I have a tsv-file from QuickDAQ with three columns of 200 000 values that I want to import into numpy. Problem is genfromtxt seems to miss the last line. The line is nothing out of the ordinary as far as I can see:
...
0,00232172012329102 0,0198968648910522 0,0049593448638916
0,00411009788513184 0,0142784118652344 0,00339150428771973
0,00499653816223145 0,00666630268096924 0,00308072566986084
Example of code that doesn't quite work:
In [245]: import numpy as np
In [246]: oompa = np.genfromtxt('C_20k_73_2.tsv',delimiter='\t',usecols=(0,1,2),unpack=True,skip_header=13,dtype=str)
In [248]: oompa[1]
Out[248]:
array(['-0,00884926319122314', '-0,00379836559295654',
'0,000106096267700195', ..., '0,0259654521942139',
'0,0198968648910522', '0,0142784118652344'],
dtype='<U21')
The file had windows-style line breaks, I've tried removing these in vi but it doesn't make a difference. What could cause this kind of behaviour from genfromtxt and how could it be dealt with, preferably without manually editing the tsv file?
Well, the file seems to have some lines with just tabs. I'm surprised np.genfromtxt
did not raise a ValueError
. One way to prevent the problem would be to remove those empty tab lines. Another might be to use the invalid_raise=False
parameter in the call to np.genfromtxt
:
oompa = np.genfromtxt('C_20k_73_2.tsv',delimiter='\t',
usecols=(0,1,2),unpack=True,skip_header=13,
dtype=str, invalid_raise=False)
That will skip lines that are inconsistent with the number of columns np.genfromtxt
expects to parse.
If the file is not too long, an easy way to look at the last few lines of the file is
print(open(filename, 'rb').read().splitlines()[:-3])
Since this prints a list, you get the repr
of the items in the list without having to call repr
directly.
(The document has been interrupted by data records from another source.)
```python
def replay(stream, errors, where, prime=()):
    vm, lg = [], []
    valu_age = {}
    mfma_age = {}
    prev = None
    m0_fresh = False
    held = {}
    writes = {}

    def age(n):
        for d in (valu_age, mfma_age):
            for r in list(d):
                d[r] += n
                if d[r] > 40:
                    del d[r]

# ... 44 lines not shown
                    errors.append(f"{where}: `{text}` reads v{r} {valu_age[r]} wait state(s) after a VALU write (2 required)")
        else:
            for r in touched if kind in ("valu", "lds_store", "lds_store_addtid", "vm_store", "readlane") else src:
                if r in src and mfma_age.get(r, 99) < 18:
                    errors.append(f"{where}: `{text}` reads MFMA result v{r} after {mfma_age[r]} wait states (18 required)")
        if op.endswith("_dpp"):
            for r in src:
                if valu_age.get(r, 99) < 2:
                    errors.append(f"{where}: `{text}` (DPP) reads v{r} {valu_age[r]} wait state(s) after a VALU write (2 required)")
        if kind == "valu" and prev and prev[0] in ("lds_store", "vm_store") and len(prev[1]) >= 4 and (dst & prev[1]):
            errors.append(f"{where}: `{text}` overwrites store data of the previous instruction `{prev[2]}`")
        if kind == "lds_store_addtid" and m0_fresh:
            errors.append(f"{where}: `{text}` directly behind the write of M0")
        if kind == "readlane" and any(valu_age.get(r, 99) < 1 for r in src):
            errors.append(f"{where}: `{text}` directly behind the VALU write of its source")
        if op in ("v_add_f32_e32", "v_sub_f32_e32"):
            hs = [held.get(r) for a in args[1:3] for r in sorted(regs(a))]
            if len(hs) == 2 and any(h and h[0] == "sum" for h in hs):
                if hs[0] and hs[1] and hs[0] != hs[1]:
                    o = hs[1] if hs[0][0] == "sum" else hs[0]
                    why = f"holds what `{o[1]}` wrote" if o[0] == "other" else \
                          "holds an LDS read, not an inner sum" if o[0] == "lds" else "holds an inner sum of another read base"
                    errors.append(f"{where}: `{text}` combines an inner sum with a register that {why}")
        age(1)
        if kind == "valu":
            for r in dst:
                valu_age[r] = 0
                mfma_age.pop(r, None)
        if kind == "mfma":
            for r in dst:
                mfma_age[r] = 0
# ... 14 lines not shown
        if kind == "vm_load":
            vm.append((dst, text))
        elif kind == "vm_store":
            vm.append((set(), text))
        elif kind == "lds_load":
            lg.append((dst, text))
        elif kind in ("lds_store", "lds_store_addtid"):
            lg.append((set(), text))
        m0_fresh = op == "s_mov_b32" and args and args[0] == "m0"
        data = set()
        if kind in ("lds_store", "vm_store"):
            data = regs(args[1]) if kind == "lds_store" else regs(args[0])
        prev = (kind, data, text)


def check(text):
    errors = []
    ks = kernels(text)
    for name, lines in ks.items():
        replay(lines, errors, f"{name} (straight line)")
        for lab, body in loop_bodies(lines):
            replay(body * 3, errors, f"{name} loop {lab}")
    return errors, len(ks)


if __name__ == "__main__":
    errs, n = check(open(sys.argv[1]).read())
    for e in errs[:40]:
        print(e)
    print(f"{n} kernels, {len(errs)} finding(s)")
    sys.exit(1 if errs else 0)
```
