+    const int offAf = rg * MA_GRP + as_plane_off<32>(0, r32, h);
+    const int offB1 = MA_OFF_RING + as_plane_off<128>(0, wh * 64 + r32, h);
+    const int offB2 = MA_OFF_RING + wh * 4096 + as_plane_off<64>(0, r32, h);
+    u32x4 fa[2][2], fb[2][2][2];
+    auto read_frags = [&](auto i_) __attribute__((always_inline)) {
+        constexpr int i = decltype(i_)::value, set = i & 1, slot = i % MA_RING;
+        if constexpr (i < MA_NK) {
+#pragma unroll
+            for (int p = 0; p < 2; ++p) fa[set][p] = *reinterpret_cast<const u32x4*>(lds + i * MA_KT + offAf + p * 1024);
+#pragma unroll
+            for (int j = 0; j < 2; ++j)
+#pragma unroll
+                for (int p = 0; p < 2; ++p) fb[set][j][p] = *reinterpret_cast<const u32x4*>(lds + offB1 + slot * MA_STAGE + p * 4096 + j * 1024);
+        } else {
+#pragma unroll
+            for (int t = 0; t < 2; ++t)
+#pragma unroll
+                for (int p = 0; p < 2; ++p) fb[set][t][p] = *reinterpret_cast<const u32x4*>(lds + offB2 + slot * MA_STAGE + p * 2048 + t * 1024);
+        }
+    };
+
+    const float cs1 = __builtin_ldexpf(1.0f, -ABX_F16_A_EXP - g.b_exp);
+    const float cs2 = __builtin_ldexpf(1.0f, -4 - g.b2_exp);
+    const float invK = 1.0f / (float)(MA_NK * 16);
+    bool bad = false;
+    AsConv cv;
+
+    if (!streamer) {
+        a_sources(tile);
+#pragma unroll
+        for (int kt = 0; kt < MA_NK; ++kt) issue_a(kt);
+    } else {
+        issue_stage(0, IC<0>{});
+        issue_stage(0, IC<1>{});
+    }
+
+    for (; tile < total; tile += (int)gridDim.x) {
+        const int next = tile + (int)gridDim.x;
+        const bool has_next = next < total;
+        ma_drain_barrier();
+        as_conv_init(cv, g);
+        if (streamer) {
+            issue_stage(0, IC<2>{});
+            issue_stage(0, IC<3>{});
+            issue_stage(0, IC<4>{});
+            issue_stage(0, IC<5>{});
+        } else {
+            as_conv_ktile<true>(cv, lds + rg * MA_GRP);
+            as_conv_ktile<false>(cv, lds + MA_KT + rg * MA_GRP);
+            if (has_next) a_sources(next);
+        }
+        ma_lds_barrier();
+        read_frags(IC<0>{});
+
+        f32x16 acc2[6];
+#pragma unroll
+        for (int a = 0; a < 6; ++a)
+#pragma unroll
+            for (int r = 0; r < 16; ++r) acc2[a][r] = 0.f;
+        float dmean = 0.f, rstd = 0.f;
+
+        auto chunk = [&](int c, auto mode_) __attribute__((always_inline)) {
+            constexpr int MODE = decltype(mode_)::value;
+            f32x16 acc1[2];
+#pragma unroll
+            for (int j = 0; j < 2; ++j)
+#pragma unroll
+                for (int r = 0; r < 16; ++r) acc1[j][r] = 0.f;
+            u32x4 hf[2][2];
+            auto make_h = [&](auto ks_) __attribute__((always_inline)) {
+                constexpr int ks = decltype(ks_)::value, j = ks >> 1, s2 = ks & 1;
+                float v[8];
+#pragma unroll
+                for (int q = 0; q < 2; ++q) {
+                    const int hc = c * 128 + wh * 64 + j * 32 + 8 * (2 * s2 + q) + 4 * h;
+                    const f32x4 cs = *reinterpret_cast<const f32x4*>(cst + hc), bi = *reinterpret_cast<const f32x4*>(cst + MA_NH + hc);
+#pragma unroll
+                    for (int e = 0; e < 4; ++e) v[4 * q + e] = relu_keep_nan(rstd * (acc1[j][8 * s2 + 4 * q + e] - dmean * cs[e]) + bi[e]);
+                }
+                unsigned q0[4], q1[4];
+#pragma unroll
+                for (int e = 0; e < 4; ++e) split2b(v[2 * e], v[2 * e + 1], q0[e], q1[e]);
+                hf[ks & 1][0] = u32x4{q0[0], q0[1], q0[2], q0[3]};
+                hf[ks & 1][1] = u32x4{q1[0], q1[1], q1[2], q1[3]};
+            };
+            as_static_for<0, MA_STEPS>([&](auto i_) __attribute__((always_inline)) {
+                constexpr int i = decltype(i_)::value, set = i & 1;
+                ma_rendezvous<ma_allow(i, MODE == 2)>(streamer, fa[set], fb[set]);
+                if (streamer) {
+                    if constexpr (i + MA_AHEAD < MA_STEPS) issue_stage(c, IC<i + MA_AHEAD>{});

The repr
makes it easy to see where the tabs and end-of-line characters are.
By examining the repr
of the last lines successfully parsed by np.genfromtxt
compared to the first lines skipped, you should be able to spot the break in pattern which is causing the problem.
If the file is very long, you can print the last few lines using
import collections
lines = collections.deque(maxlen=2)
with open('data', 'rb') as f:
lines.extend(f)
print(list(lines))
The problem with open(filename, 'rb').read().splitlines()
is that it reads the entire file into memory and then splits the huge string into a huge list. This can cause a MemoryError when the file is too large. The deque
has a maximum number of elements, thus preventing the problem so long as the lines themselves are not too long.